El paisaje es el basamento en el que el pintor Juan Guerra fundamenta la comunicabilidad de su propuesta pictórica, pero, ¿es Juan Guerra un pintor de paisajes en su sentido tradicional, entendido al modo en que es la copia del natural? No, en Juan Guerra el paisaje es la disculpa para meditar el trasfondo del mismo paisaje; a veces, el trasfondo de sí mismo

Ninguno de los paisajes pintados por Juan Guerra pueden hallarse en la naturaleza, no obstante, el pintor recuerda constantemente que su aprendizaje para discernirlo lo halló en las medianías de la isla, en aquellas primeras correrías conscientes dadas en su segunda infancia y primera juventud. Desde ese momento, cuando acude al lienzo la retina le devuelve siempre, son sus palabras, a los Altos de Guía (Gran Canaria), de donde toma la fuente continua que alimenta su memoria del paisaje insular.

Pero el paisaje que rememora el pintor ante el lienzo será el paisaje que reconstruye la emoción, ajena de la retentiva que obliga a la traslación veraz donde la realidad impone su constructo.
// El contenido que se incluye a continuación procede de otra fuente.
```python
def _l0_final_products(c, XX, Xn, Yn, dWx):
    H, W0, WV0, Bn, Wx, dev = c.H, c.W0, c.WV0, c.Bn, c.Wx, XX.device
    dWes = torch.empty((H, 2 * H), dtype=torch.float32, device=dev)
    dBn = torch.empty((2 * H, H), dtype=torch.float32, device=dev)
    dW0 = torch.empty((W0.size(0), H), dtype=torch.float32, device=dev)
    dWV0 = None
    jobs = [(dWes, [(W0, True, XX[:, :2 * H], False)], None),
            (dBn[:H], [(W0, True, Xn[0], False)], None), (dBn[H:], [(W0, True, Xn[1], False)], None),
            (dW0, [(XX[:, :2 * H], False, c.Wes, True), (Xn[0], False, Bn[:H], True), (Xn[1], False, Bn[H:], True)],
             XX[:, 2 * H:] if c.residual else None)]
    if Yn is not None:
        dWx = torch.empty((H, 3 * H), dtype=torch.float32, device=dev)
        dWV0 = torch.empty((WV0.size(0), H), dtype=torch.float32, device=dev)
        for b3 in range(3):
            jobs.append((dWx[:, b3 * H:(b3 + 1) * H], [(WV0, True, Yn[b3], False)], None))
        jobs.append((dWV0, [(Yn[b3], False, Wx[:, b3 * H:(b3 + 1) * H], True) for b3 in range(3)], Yn[3] if c.residual else None))
    small_gemm_jobs(jobs)
    return dBn, dWx, dWes, dW0, dWV0


class _FusedDMPLayer(torch.autograd.Function):

    @staticmethod
    def forward(ctx, index, coef, residual, x, z, v_gate, e_gate, Bn, bn, Wx, Wes, be, nW2, nb2, eW2, eb2,
                WesT=None, nW2t=None, eW2t=None, slope=0.0, vpool=None, epool=None, l0=None, W0=None, WV0=None, edge_rows=True,
                inner=0):
        _lib.require_gpu(x, z)
        H = Bn.size(1)
        x, z = x.contiguous(), z.contiguous()
        c = _LayerCall(index=index, coef=coef, residual=residual, H=H, N=index.num_nodes, slope=slope, inner=int(inner),
                       v_gate=v_gate, e_gate=e_gate, Bn=Bn.contiguous(), bn=bn, Wx=Wx.contiguous(), Wes=Wes.contiguous(), be=be,
                       nW2=nW2, nb2=nb2, eW2=eW2, eb2=eb2, WesT=WesT, nW2t=nW2t, eW2t=eW2t, l0=l0,
                       W0=None if l0 is None else W0.detach(), WV0=None if (l0 is None or WV0 is None) else WV0.detach(),
                       nd=_kept_nodes(index, H, v_gate, l0), vpool=vpool, epool=epool)
        S = S0 = M0 = tables = xn = chain_panels = None
        if l0 is not None:
            S0, M0, tables, H1n, P, ldp = _node_first_codes(c, x, z)
        else:
            S, H1n, P, ldp, xn, chain_panels = _node_first_rows(c, x, z)
        if xn is None:
            xn = _node_out(c, x, H1n)
        sums_only = epool is not None and not edge_rows
        if l0 is not None:
            H1e, zn = _edge_first_codes(c, z, M0, tables, P, ldp, sums_only)
        else:
            H1e, zn = _edge_first_rows(c, z, P, ldp, sums_only)
        if zn is None and not sums_only:
            zn = _edge_out(c, z, H1e)
        ctx.call, ctx.chain_panels, ctx.l0_S0, ctx.l0_tables, ctx.gcnt = c, chain_panels, S0, tables, None
        ctx.save_for_backward(x, z if l0 is None else None, S, H1n, H1e)
        if vpool is None and epool is None:
            return xn, zn
        ctx.set_materialize_grads(False)
        vs, es, ctx.gcnt = _pooled_outputs(c, z, xn, zn, H1e, sums_only)
        return xn, zn, vs, es

    @staticmethod
    @once_differentiable
    def backward(ctx, dxn, dzn, dvs=None, des=None):
        x, z, S, H1n, H1e = ctx.saved_tensors
        c, tables = ctx.call, ctx.l0_tables
        typed = typed_ok(c.index, c.H)
        want_dx, want_dz = ctx.needs_input_grad[3], ctx.needs_input_grad[4]
        dxn, dzn, lazy = _grad_seeds(c, x, z, H1e, dxn, dzn, dvs, des, typed)
        dz = dW0 = dWV0 = None
        with deferred_reductions():
            dG, dbe, dW2e, db2e, l0_XX = _edge_out_bwd(c, tables, H1e, dzn, lazy, ctx.gcnt, typed)
            dXP = _endpoint_sums(c, dG, typed, x.device)
            if c.l0 is not None:
                XX = _l0_edge_code_products(c, tables, dG, dzn, l0_XX)
                dbn, dWx, dW2n, db2n, Xn, Yn, dx = _node_bwd_codes(c, tables, ctx.l0_S0, x, H1n, dxn, dXP, want_dx)
            else:
                dWes = _edge_first_wgrad(c, z, dG, typed, want_dz)
                dBn, dbn, dWx, dW2n, db2n, dS, dx = _node_bwd_rows(c, ctx.chain_panels, x, S, H1n, dxn, dXP, want_dx)
                if want_dz:
# ... 48 lines not shown
```

include/dmp_hip.h:

```cpp
#ifndef DMP_HIP_H
#define DMP_HIP_H

#include <stddef.h>
#include <stdint.h>

#ifdef __cplusplus
extern "C" {
#endif

#define DMP_OK 0
#define DMP_ERR_BAD_ARG (-1)
#define DMP_ERR_UNSUPPORTED (-2)
#define DMP_ERR_HIP (-3)

#define DMP_ABI_VERSION 97
int dmp_abi_version(void);
const char *dmp_last_hip_error(void);


size_t dmp_csr_workspace_words(int64_t num_nodes, int64_t num_edges);

int dmp_csr_build(const int64_t *key, const uint8_t *flag, int64_t num_edges,
                  int64_t num_nodes, int32_t *rowptr, int32_t *ent,
                  int32_t *key32, int64_t *degree, int32_t *status,
// ... 399 lines not shown
} dmp_gemm_term;
typedef struct {
  dmp_gemm_term term[DMP_GEMM_MAX_TERMS];
  const float *C0; int64_t ldc0; float *C; int64_t ldc; int32_t num_terms, M, N, pad;
} dmp_gemm_job;
int dmp_small_gemm_jobs(const dmp_gemm_job *jobs, int num_jobs, void *stream);


#define DMP_HEADS_MAX 2
typedef struct { const float *Wp, *bp, *Wg, *bg, *W1, *b1, *W2, *b2; } dmp_head_weights;
typedef struct {
  const float *ps; int64_t ld_ps; const float *gs; int64_t ld_gs; const float *pl, *gl; float scale_p, scale_g;
  float *F, *Y1S, *y;
} dmp_head_io;
typedef struct {
  const float *dy, *dy_scale; float *dY1, *dP, *dG; float *dps; int64_t ld_dps; float *dgs; int64_t ld_dgs;
  float *dWp, *dbp, *dWg, *dbg, *dW1, *db1, *dW2, *db2;
} dmp_head_grads;
int dmp_heads_forward(const dmp_head_weights *w, const dmp_head_io *io, int num_heads, int B, int H,
                      float slope, void *stream);

int dmp_count_loss(const float *pred, const float *target, int64_t n, int kind, float neg_slope, float *loss, float *dpred, void *stream);
int dmp_heads_backward(const dmp_head_weights *w, const dmp_head_io *io, const dmp_head_grads *g,
                       int num_heads, int B, int H, float slope, void *stream);

int64_t dmp_match_loss_workspace_words(int64_t B, int64_t Lc);
int dmp_match_loss(const float *pred, int64_t ldp, const int64_t *w, const uint8_t *mask, const float *pred_c,
                   const float *pair_w, const float *coef, int64_t B, int64_t Lc, int kind, float *terms, float *dpred,
                   float *dpred_c, void *workspace, void *stream);

int dmp_heads_blend(const float *const *y, const float *const *gl, float *const *w, int num_heads, int B, float *out,
                    void *stream);



int dmp_edge_select_build(const int32_t *src, const int32_t *dst, const uint8_t *flag,
                          const float *coef, int64_t num_edges, int32_t *selA, int32_t *selB,
                          float *coefE, void *stream);
int dmp_edge_select_nodes(const int32_t *src, const int32_t *dst, const uint8_t *flag, const uint32_t *nodemask,
                          int64_t num_edges, int32_t *selA, int32_t *selB, int32_t *dstM, void *stream);

int dmp_edge_fwd_fused(const float *Z, int64_t ldz, const float *W, int64_t ldw,
                       const float *P, int64_t ldp, int64_t num_nodes, const float *bias,
                       const int32_t *selA, const int32_t *selB, const float *coefE,
                       int64_t num_edges, int H, float slope, float *H1, int64_t ldh, void *stream);


int64_t dmp_mfma_partial_rows_h(int64_t num_edges, int H);

int dmp_row_mask_bits(const float *gate, int64_t E, uint32_t *mask, void *stream);
int dmp_row_mask_rows(const float *X, int64_t ldx, int K, int64_t R, uint32_t *mask, void *stream);

int dmp_out_fwd_fused_rows(const float *Hin, int64_t ldh, const float *W2, int64_t ldw, const float *bias,
                           const float *gate, const uint32_t *rowmask, int dead_rows, const float *R, int64_t ldr, int64_t E, int H,
                           int w_in_out, float *out, int64_t ldo, void *stream);
int dmp_bwd_h1_fused_rows(const float *dO, int64_t ldo, const float *W2, int64_t ldw, const float *H1, int64_t ldh,
                          const float *coefE, const float *gate, const uint32_t *rowmask, int skip_dead_stores, int64_t E, int H,
                          float slope, float *dG, int64_t ldg, float *partial, float *partial_rows, void *stream);

int64_t dmp_typed_partial_rows(int64_t tiles_bound, int H);
typedef struct {
  const float *Hin; int64_t ldh;
  const float *W2; int64_t ldw; int w_in_out;
  const float *bias;
  const float *R; int64_t ldr;
  const float *R2; int64_t ldr2;
// ... 208 lines not shown
```

Before: 504,500.

## Pool edge hidden rows before the output GEMM via linearity, with fused pool kernels

```diff
diff --git a/dualmessagepassing_amd/_abi.py b/dualmessagepassing_amd/_abi.py
--- a/dualmessagepassing_amd/_abi.py
+++ b/dualmessagepassing_amd/_abi.py
@@ -253,6 +253,11 @@
     "dmp_csr_build_pair": (c_int, [c_ptr, c_ptr, c_ptr, c_i64, c_i64, c_ptr, c_ptr, c_ptr, c_ptr, c_ptr, c_ptr, c_ptr, c_ptr, c_ptr,
                                    c_ptr, c_ptr]),
     "dmp_heads_blend": (c_int, [c_ptr, c_ptr, c_ptr, c_int, c_int, c_ptr, c_ptr]),
+    "dmp_pool_out": (c_int, [c_ptr, c_ptr, c_i64, c_int, c_ptr, c_ptr, c_i64, c_ptr, c_ptr, c_ptr, c_ptr, c_i64, c_ptr, c_ptr, c_i64,
+                             c_int, c_ptr, c_ptr, c_ptr, c_ptr]),
+    "dmp_rows_gemm": (c_int, [c_ptr, c_i64, c_i64, c_int, c_ptr, c_int, c_ptr, c_i64, c_ptr]),
+    "dmp_pool_wgrad_blocks": (c_i64, [c_i64]),
+    "dmp_pool_wgrad": (c_int, [c_ptr, c_i64, c_i64, c_int, c_ptr, c_ptr, c_i64, c_ptr, c_i64, c_ptr, c_int, c_ptr, c_ptr, c_ptr]),
     "dmp_concat_pairs": (c_int, [_p(dmp_concat_job), c_int, c_ptr]),
     "dmp_table_rows": (c_int, [_p(dmp_lookup_job), c_int, c_ptr]),
     "dmp_len_masks": (c_int, [_p(dmp_mask_job), c_int, c_i64, c_ptr]),
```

De esta manera, será una simple sombra proyectada por un arbusto, un escaso volumen alzado por una piedra, la invisibilidad de una brisa agitando levemente una rama o un rumor de almagre posado en el horizonte lo que provoque que, una y otra vez más hasta el desborde, Juan Guerra convoque sobre la superficie de la pieza, tantos paisajes como memorias del paisaje se puedan reconstruir, desbrozar, habilitar, desenvolver, pero jamás trasladar o acaso copiar del propio paisaje en sí.
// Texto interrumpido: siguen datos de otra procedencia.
# yjpark1/multiagent_rl

Measured on NVIDIA B200. Metric: agent-steps/sec, higher is better.
Workload: dtype f32

## Files before the change

multiagent_rl_b200/csrc/actor_launch.h:

```cpp
#pragma once
#include <cuda_runtime.h>
#include <stdint.h>

#include "env_launch.h"

namespace mpe {

constexpr int kActorMaxD = 64;
constexpr int kActorMaxA = 16;
constexpr int kHid = 64;
constexpr int kH = 32;
constexpr int kGateK = 96;
constexpr int kGateN = 128;

struct TcDev {
  unsigned char *blob = nullptr;
  uint32_t bytes = 0;
  int D = 0, Kx = 0, A0 = 0, A1 = 0, A = 0;
  uint32_t off_wih[2][2] = {}, off_whh[2][2] = {}, off_w1[2] = {};
  uint32_t off_w2f = 0, off_bg = 0, off_b1 = 0, off_b2 = 0;
  float *scratch = nullptr;
};

enum { kImplAuto = 0, kImplSimt = 1, kImplTc = 2, kImplTcFusedLarge = 3 };

struct ActorDev {
  TcDev tc;
  int impl = kImplAuto;
  float *blob = nullptr;
  size_t blob_floats = 0;
  size_t smem_floats = 0;
  int D = 0, A0 = 0, A1 = 0, A = 0, Apad = 0, Dpad = 0, has_model = 0;
  int off_wg[2] = {0, 0};
  int off_bg = 0;
  int off_w1 = 0;
  int off_b1 = 0;
  int off_w2 = 0;
  int off_b2 = 0;
  int off_w3 = 0;
  int off_b3 = 0;
};

struct ActorHostWeights {
  const float *dense1_w, *dense1_b, *w_ih, *w_hh, *b_ih, *b_hh, *w_ih_r, *w_hh_r, *b_ih_r, *b_hh_r;
  const float *dense2_w, *dense2_b, *dense2b_w, *dense2b_b, *dense3_w, *dense3_b;
};

struct ActorIO {
  const float *obs = nullptr;
  const float *gumbel = nullptr;
  float *logits = nullptr;
  float *next_state = nullptr;
  int32_t *act_u = nullptr, *act_c = nullptr;
  float *onehot = nullptr;
  float *hcat = nullptr;
  int64_t B = 0, gid0 = 0;
  int32_t N = 0;
  uint64_t seed = 0, step = 0;
};

struct RolloutIO {
  int32_t T = 0;
  uint64_t step0 = 0;
  float *obs_next = nullptr;
  float *rew = nullptr;
  int32_t *act_u = nullptr, *act_c = nullptr;
  float *obs_work = nullptr;
};

void actor_layout(int D, int A0, int A1, bool has_model, ActorDev *out);
void actor_pack(const ActorDev &d, const ActorHostWeights &w, float *host_blob);
bool actor_supported(int N);
bool rollout_supported(int scenario, int N);
// ... 13 lines not shown
```

multiagent_rl_b200/csrc/common.cuh:

```cuda
#pragma once
#include <cuda_runtime.h>
#include <stdint.h>

namespace mpe {

constexpr int kWarp = 32;

enum : uint32_t { kDomainReset = 1, kDomainGoal = 2, kDomainGumbel = 3, kDomainRespawn = 4 };

__device__ __forceinline__ uint4 philox4x32_10(uint4 c, uint2 k) {
#pragma unroll
  for (int r = 0; r < 10; ++r) {
    const uint32_t hi0 = __umulhi(0xD2511F53u, c.x), lo0 = 0xD2511F53u * c.x;
    const uint32_t hi1 = __umulhi(0xCD9E8D57u, c.z), lo1 = 0xCD9E8D57u * c.z;
    c = make_uint4(hi1 ^ c.y ^ k.x, lo1, hi0 ^ c.w ^ k.y, lo0);
    k.x += 0x9E3779B9u;
    k.y += 0xBB67AE85u;
  }
  return c;
}

__device__ __forceinline__ uint4 philox_raw(uint64_t seed, uint64_t gid, uint32_t t, uint32_t domain,
                                            uint32_t slot) {
  return philox4x32_10(make_uint4((uint32_t)gid, (uint32_t)(gid >> 32), t, (domain << 16) | slot),
// ... 102 lines not shown
}

__device__ __forceinline__ uint32_t smem_u32(const void *p) {
  return (uint32_t)__cvta_generic_to_shared(p);
}

__device__ __forceinline__ void fence_proxy_async_smem() {
  asm volatile("fence.proxy.async.shared::cta;" ::: "memory");
}

__device__ __forceinline__ void bulk_store(void *gdst, const void *ssrc, uint32_t bytes) {
  asm volatile("cp.async.bulk.global.shared::cta.bulk_group [%0], [%1], %2;" ::"l"(gdst),
               "r"(smem_u32(ssrc)), "r"(bytes)
               : "memory");
}
__device__ __forceinline__ void bulk_commit() { asm volatile("cp.async.bulk.commit_group;" ::: "memory"); }
__device__ __forceinline__ void bulk_wait_read_all() {
  asm volatile("cp.async.bulk.wait_group.read 0;" ::: "memory");
}
__device__ __forceinline__ void bulk_wait_read_1() {
  asm volatile("cp.async.bulk.wait_group.read 1;" ::: "memory");
}

__device__ __forceinline__ void mbar_init(uint64_t *bar, uint32_t count) {
  asm volatile("mbarrier.init.shared::cta.b64 [%0], %1;" ::"r"(smem_u32(bar)), "r"(count) : "memory");
}
__device__ __forceinline__ void mbar_fence_init() {
  asm volatile("fence.mbarrier_init.release.cluster;" ::: "memory");
}
__device__ __forceinline__ void mbar_expect_tx(uint64_t *bar, uint32_t bytes) {
  asm volatile("mbarrier.arrive.expect_tx.shared::cta.b64 _, [%0], %1;" ::"r"(smem_u32(bar)), "r"(bytes)
               : "memory");
}
__device__ __forceinline__ void mbar_wait(uint64_t *bar, uint32_t parity) {
  asm volatile(
      "{\n\t"
      ".reg .pred p;\n\t"
      "WAIT_%=:\n\t"
      "mbarrier.try_wait.parity.shared::cta.b64 p, [%0], %1, %2;\n\t"
      "@p bra DONE_%=;\n\t"
      "bra WAIT_%=;\n\t"
      "DONE_%=:\n\t"
      "}" ::"r"(smem_u32(bar)),
      "r"(parity), "r"(1000000u)
      : "memory");
}
__device__ __forceinline__ void bulk_load(void *sdst, const void *gsrc, uint32_t bytes, uint64_t *bar) {
  asm volatile(
      "cp.async.bulk.shared::cluster.global.mbarrier::complete_tx::bytes [%0], [%1], %2, [%3];" ::"r"(
          smem_u32(sdst)),
      "l"(gsrc), "r"(bytes), "r"(smem_u32(bar))
      : "memory");
}

}
```

multiagent_rl_b200/csrc/env_core.cuh:

```cuda
#pragma once
#include <cmath>
#include <type_traits>

#include "common.cuh"

namespace mpe {

enum : int { kSpread = 0, kReference = 1, kSpeaker = 2, kTreasure = 3 };

template <int SC, int N_>
struct Dims {
  static constexpr int N = N_;
  static constexpr int L = (SC == kSpread) ? N_ : 3;
  static constexpr int D = (SC == kSpread) ? 4 + 2 * L : (SC == kReference ? 21 : 11);
  static constexpr int DIMC = (SC == kSpread) ? 2 : (SC == kReference ? 10 : 3);
  static constexpr int R = N * D;
  static constexpr bool kCollide = (SC == kSpread);
  static constexpr bool kHasGoal = (SC != kSpread);
  static constexpr bool kTalks = (SC == kReference);
};

template <typename T>
struct EnvState {
  T *pv;
// ... 133 lines not shown
__device__ __forceinline__ T mul_rn(T a, T b) { return a * b; }
template <>
__device__ __forceinline__ float mul_rn<float>(float a, float b) { return __fmul_rn(a, b); }

template <typename T>
__device__ __forceinline__ void integrate_agent(T &px, T &py, T &vx, T &vy, T fx, T fy, T max_speed) {
  T vxi = mad<T>(fx, (T)0.1, mul_rn<T>(vx, (T)0.75));
  T vyi = mad<T>(fy, (T)0.1, mul_rn<T>(vy, (T)0.75));
  if (max_speed >= (T)0) {
    const T speed = sqrt(sq2<T>(vxi, vyi));
    if (speed > max_speed) {
      vxi = vxi / speed * max_speed;
      vyi = vyi / speed * max_speed;
    }
  }
  vx = vxi; vy = vyi;
  px = mad<T>(vxi, (T)0.1, px);
  py = mad<T>(vyi, (T)0.1, py);
}

template <typename T, int SC, int N>
struct Env {
  using Dm = Dims<SC, N>;
  static constexpr int L = Dm::L;
  static constexpr int D = Dm::D;
  T px[N], py[N], vx[N], vy[N];
  T lx[L], ly[L];
  int goal[2];

  __device__ __forceinline__ static T size_of_agent() {
    return SC == kSpread ? (T)0.15 : (SC == kReference ? (T)0.05 : (T)0.075);
  }
  __device__ __forceinline__ static bool movable(int i) { return !(SC == kSpeaker && i == 0); }

  __device__ __forceinline__ void load(const EnvState<T> &s, int64_t b) {
#pragma unroll
    for (int i = 0; i < N; ++i) {
      const Vec4<T> v = ld4(s.pv + ((int64_t)i * s.B + b) * 4);
      px[i] = v.x; py[i] = v.y; vx[i] = v.z; vy[i] = v.w;
    }
#pragma unroll
    for (int l = 0; l < L; ++l) {
      const Vec2<T> v = ld2(s.lm + ((int64_t)l * s.B + b) * 2);
      lx[l] = v.x; ly[l] = v.y;
    }
    goal[0] = goal[1] = -1;
    if (Dm::kHasGoal) {
      const int32_t g = s.goal[b];
      goal[0] = (g & 0xFF) == 0xFF ? -1 : (g & 0xFF);
      goal[1] = ((g >> 8) & 0xFF) == 0xFF ? -1 : ((g >> 8) & 0xFF);
    }
  }

  __device__ __forceinline__ void store_agents(const EnvState<T> &s, int64_t b) const {
#pragma unroll
    for (int i = 0; i < N; ++i) st4(s.pv + ((int64_t)i * s.B + b) * 4, Vec4<T>{px[i], py[i], vx[i], vy[i]});
  }
  __device__ __forceinline__ void store_world(const EnvState<T> &s, int64_t b) const {
#pragma unroll
    for (int l = 0; l < L; ++l) st2(s.lm + ((int64_t)l * s.B + b) * 2, Vec2<T>{lx[l], ly[l]});
    if (Dm::kHasGoal) s.goal[b] = (goal[0] & 0xFF) | ((goal[1] & 0xFF) << 8);
  }

  __device__ __forceinline__ void reset(uint64_t seed, uint64_t gid, uint32_t episode) {
    constexpr int E = N + L;
#pragma unroll
    for (int j = 0; j < (E + 1) / 2; ++j) {
      const uint4 r = philox_raw(seed, gid, episode, kDomainReset, j);
      set_entity_pos(2 * j, bits_to_pos<T>(r.x), bits_to_pos<T>(r.y));
      if (2 * j + 1 < E) set_entity_pos(2 * j + 1, bits_to_pos<T>(r.z), bits_to_pos<T>(r.w));
    }
#pragma unroll
    for (int i = 0; i < N; ++i) vx[i] = vy[i] = (T)0;
    goal[0] = goal[1] = -1;
    if (Dm::kHasGoal) {
      const uint4 r = philox_raw(seed, gid, episode, kDomainGoal, 0);
      goal[0] = (int)__umulhi(r.x, (uint32_t)L);
      if (SC == kReference) goal[1] = (int)__umulhi(r.y, (uint32_t)L);
    }
  }
  __device__ __forceinline__ void set_entity_pos(int e, T x, T y) {
    if (e < N) { px[e] = x; py[e] = y; }
    else { lx[e - N] = x; ly[e - N] = y; }
  }

  __device__ __forceinline__ void physics(const int *act_u, const EnvState<T> &s) {
    const T max_speed = s.max_speed;
    const T sens = s.accel >= (T)0 ? s.accel : (T)5.0;
    T fx[N], fy[N];
#pragma unroll
    for (int i = 0; i < N; ++i) {
      const int a = act_u[i];
      const T u0 = (T)0 + ((a == 1 ? (T)1 : (T)0) - (a == 2 ? (T)1 : (T)0));
      const T u1 = (T)0 + ((a == 3 ? (T)1 : (T)0) - (a == 4 ? (T)1 : (T)0));
      fx[i] = u0 * sens;
      fy[i] = u1 * sens;
    }
    if (Dm::kCollide) {
      const T dist_min = size_of_agent() + size_of_agent();
#pragma unroll
      for (int a = 0; a < N; ++a) {
#pragma unroll
        for (int b = a + 1; b < N; ++b) {
          const T dx = px[a] - px[b], dy = py[a] - py[b];
          const T d2 = sq2<T>(dx, dy);
          if (std::is_same<T, float>::value || !(d2 >= s.t2_cut)) {
// ... 114 lines not shown
```

multiagent_rl_b200/csrc/tc_kernels.cu:

```cuda
#include <cuda_fp16.h>

#include <cstdlib>
#include <cstring>

#include "actor_launch.h"
#include "env_core.cuh"
#include "env_group.cuh"
#include "tc_common.cuh"

namespace mpe {

constexpr int kTcThreads = 320;
constexpr int kRows = 128;
constexpr float kWScale = 16.0f, kWInv = 0.0625f, kLog2e = 1.4426950408889634f;
constexpr uint32_t kChunkA = kRows * 16;

void tc_layout(int D, int A0, int A1, TcDev *o) {
  o->D = D; o->A0 = A0; o->A1 = A1; o->A = A0 + A1;
  o->Kx = D <= 16 ? 16 : (D <= 32 ? 32 : 0);
  uint32_t off = 0;
  for (int d = 0; d < 2; ++d)
    for (int hl = 0; hl < 2; ++hl) { o->off_wih[d][hl] = off; off += kHid * kGateN * 2; }
  for (int d = 0; d < 2; ++d)
    for (int hl = 0; hl < 2; ++hl) { o->off_whh[d][hl] = off; off += kH * kGateN * 2; }
  for (int hl = 0; hl < 2; ++hl) { o->off_w1[hl] = off; off += (o->Kx > 0 ? o->Kx : 16) * kHid * 2; }
  o->off_w2f = off; off += kHid * 16 * 4;
  o->off_bg = off; off += 2 * kGateN * 4;
  o->off_b1 = off; off += kHid * 4;
  o->off_b2 = off; off += 16 * 4;
  o->bytes = (off + 127) / 128 * 128;
}

bool tc_supported(const TcDev &t) { return t.Kx > 0 && t.A <= 16; }

static void put_split(unsigned char *img, uint32_t off_hi, uint32_t off_lo, int rows, int n, int k, float v) {
  const float x = v * kWScale;
  const __half hi = __float2half_rn(x);
  const __half lo = __float2half_rn(x - __half2float(hi));
  const size_t idx = ((size_t)(k / 8) * rows + n) * 8 + (k % 8);
  reinterpret_cast<__half *>(img + off_hi)[idx] = hi;
  reinterpret_cast<__half *>(img + off_lo)[idx] = lo;
}

void tc_pack(const TcDev &t, const ActorHostWeights &w, unsigned char *img) {
  std::memset(img, 0, t.bytes);
  const float *wih[2] = {w.w_ih, w.w_ih_r}, *whh[2] = {w.w_hh, w.w_hh_r};
  const float *bih[2] = {w.b_ih, w.b_ih_r}, *bhh[2] = {w.b_hh, w.b_hh_r};
  float *bg = reinterpret_cast<float *>(img + t.off_bg);
  for (int d = 0; d < 2; ++d)
    for (int g = 0; g < 4; ++g)
      for (int u = 0; u < kH; ++u) {
        const int row = g * kH + u, n = (u >> 1) * 8 + g * 2 + (u & 1);
        for (int k = 0; k < kHid; ++k) put_split(img, t.off_wih[d][0], t.off_wih[d][1], kGateN, n, k, wih[d][row * kHid + k]);
        for (int k = 0; k < kH; ++k) put_split(img, t.off_whh[d][0], t.off_whh[d][1], kGateN, n, k, whh[d][row * kH + k]);
        bg[d * kGateN + n] = (bih[d][row] + bhh[d][row]) * (g == 2 ? -2.0f : -1.0f) * kLog2e;
      }
  float *b1 = reinterpret_cast<float *>(img + t.off_b1), *b2 = reinterpret_cast<float *>(img + t.off_b2);
  for (int j = 0; j < kHid; ++j) {
    for (int k = 0; k < t.D; ++k) put_split(img, t.off_w1[0], t.off_w1[1], kHid, j, k, w.dense1_w[j * t.D + k]);
    b1[j] = w.dense1_b[j];
  }
  for (int a = 0; a < t.A; ++a) {
    const float *src = a < t.A0 ? w.dense2_w + a * kHid : w.dense2b_w + (a - t.A0) * kHid;
    for (int k = 0; k < kHid; ++k) reinterpret_cast<float *>(img + t.off_w2f)[k * 16 + a] = src[k];
    b2[a] = a < t.A0 ? w.dense2_b[a] : w.dense2b_b[a - t.A0];
  }
}
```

Porque no es el paisaje la vocación última de Juan Guerra cuando nos hace atravesar el lado fijado de otra realidad, será una estimación de su infinita lectura de la historia del paisaje para contraer en él el símbolo que al cabo viene a representar. Así es tal que, y esta vez lo ha decido hacer, cuando el pintor nos convoca ante un paisaje memorado como Fuerteventura, no es la porción de isla, la característica de su certeza paisajística lo que en el cuadro se representa y, sin embargo, tras la contemplación demorada, el convencimiento a la mirada que lo escruta, ese paisaje se torna universal: de ahora en adelante esa y no otra será la representatividad por la que la isla va a ser reconocida. El pintor ha recreado no lo que el ojo acierta a ver de Fuerteventura, sino la Fuerteventura que pasará a nuestro hondo patrimonio ocular como el pintor nos la simbolizó.

Hay en esta serie, de generoso formato, por cierto, un cuadro específico que se alinea a la medida de lo que se viene a expresar: es éste un paisaje con una piedra que flota, así de elemental, que se desprende del suelo y deja una sombra en el territorio donde debió ocupar volumen. Pero no es un cuadro que devenga su mérito del conocimiento del pintor de la historia del arte reciente, donde Magritte pueda flotar, también, en la animosidad del pintor y le transfiera la osadía del dislate, no. Esa piedra flota en el paisaje para, tal vez, trasladar una dolencia: la fragilidad infinita a la que se ve sometido. Es un paisaje doliente aquel que persevera en la levedad de su contenido, en la liviandad de su estructuración. Y así nos invita el pintor a penetrar más lejos del cascarón que resuelve la belleza…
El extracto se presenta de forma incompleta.